Test on all three platforms

Most sandbox bugs are platform-specific. Seatbelt policies that work on macOS may not translate to bwrap on Linux. AppContainer on Windows requires entirely different primitives. Test your sandbox on every platform you claim to support — don't assume cross-platform portability.

Bottom line

Sandboxing is the single most unevenly implemented feature across coding agents. Codex sets the bar with full cross-platform coverage (Seatbelt, bwrap + Landlock, restricted tokens). OpenHands takes the strongest isolation path with Docker per session. Claude Code innovates with per-command sandbox decisions. ADK-Rust pioneers fail-closed policy validation.

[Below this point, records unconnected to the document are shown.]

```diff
@@ -2311,7 +2465,7 @@
                          dirty, ran, d_cnt + 6, frozen, limit, bulk ? (const uint8_t*)nullptr : (const uint8_t*)fill, moff, mR, pool, e->d_nr, e->d_nl, precise_marks,
                          dense ? (const uint8_t*)nullptr : chunk, robsat);
       if (!dense) TRYE(hipMemsetAsync(chunk, 0, n_chunks, s)); }
-    hipLaunchKernelGGL(ext_verify_kernel, dim3((uint32_t)cdiv(ns, 256)), dim3(256), 0, s, ran, robbed, (uint64_t)ns, dirty);
+    hipLaunchKernelGGL(ext_verify_kernel, dim3((uint32_t)cdiv(cdiv(ns, 16), 256)), dim3(256), 0, s, ran, robbed, (uint64_t)ns, dirty);
     if (getenv("SHN_EXT_FAULT") && it + 1 == atoi(getenv("SHN_EXT_FAULT"))) TRYE(hipMemsetAsync(dirty, 0, ns + 1, s));
     if (getenv("SHN_EXT_ALLDIRTY")) { TRYE(hipMemsetAsync(dirty, 0, ns + 1, s)); TRYE(hipMemsetAsync(dirty + frozen, 1, limit - frozen, s)); }
     it++;
@@ -2337,10 +2491,7 @@
       t_prev = tn;
     }
   }
-  hipStreamSynchronize(aux);
-  hipStreamDestroy(aux);
-  hipEventDestroy(ev_fork);
-  hipEventDestroy(ev_join);
+  drop_aux();
   if (converged && ns && getenv("SHN_EXT_AUDIT")) {
     WalkArgs A;
     memset(&A, 0, sizeof(A));
@@ -2355,15 +2506,15 @@
     au[0] = plan[4]; au[1] = plan[5];
     if (au[0]) {
       fprintf(stderr, "[shn_extend] AUDIT: %llu walks are not at their fixpoint, lowest rank %llu of %llu (rounds %d)\n", au[0], au[1], ns, it);
-      if (atoi(getenv("SHN_EXT_AUDIT")) > 1) { shn_ext_destroy(e); return shn_fail(SHN_ERR_INTERNAL, "shn_extend: audit failed"); }
+      if (atoi(getenv("SHN_EXT_AUDIT")) > 1) { destroy_e(); return shn_fail(SHN_ERR_INTERNAL, "shn_extend: audit failed"); }
     }
   }
   e->iterations = it;
-  if (!converged) { shn_ext_destroy(e); return shn_fail(SHN_ERR_INTERNAL, "shn_extend: walk fixpoint did not converge"); }
+  if (!converged) { destroy_e(); return shn_fail(SHN_ERR_INTERNAL, "shn_extend: walk fixpoint did not converge"); }
   if (want_dig) {
     int rd;
     if ((rd = ext_digest(ctx, e, 6, claim, 2 * n * 8, 8)) || (rd = ext_digest(ctx, e, 7, e->d_nr, ns * 4, 9)) || (rd = ext_digest(ctx, e, 7, e->d_nl, ns * 4, 10)) ||
-        (rd = ext_digest(ctx, e, 7, e->d_totw, ns * 8, 11))) { shn_ext_destroy(e); return rd; }
+        (rd = ext_digest(ctx, e, 7, e->d_totw, ns * 8, 11))) { destroy_e(); return rd; }
   }
   TRYE(hipStreamSynchronize(s));
   shn_dev_free(e->d_rec); e->d_rec = nullptr;
```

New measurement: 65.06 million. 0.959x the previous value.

But the majority of agents — Pi Mono, Neovate, Crush, OpenCode, Pochi, Kimi CLI, Oh My Pi — run code directly on the host with no OS-level sandbox whatsoever. They rely entirely on permission prompts, banned command lists, and user vigilance. This is acceptable for local development on trusted machines but represents a significant security gap for any agent deployed on production infrastructure.

For new agent builders, the path is clear: implement platform-native sandboxing from day one, validate policies fail-closed, and never silently downgrade isolation. The gap between agents that sandbox and agents that don't is only going to widen as the security implications of AI code execution become more widely understood.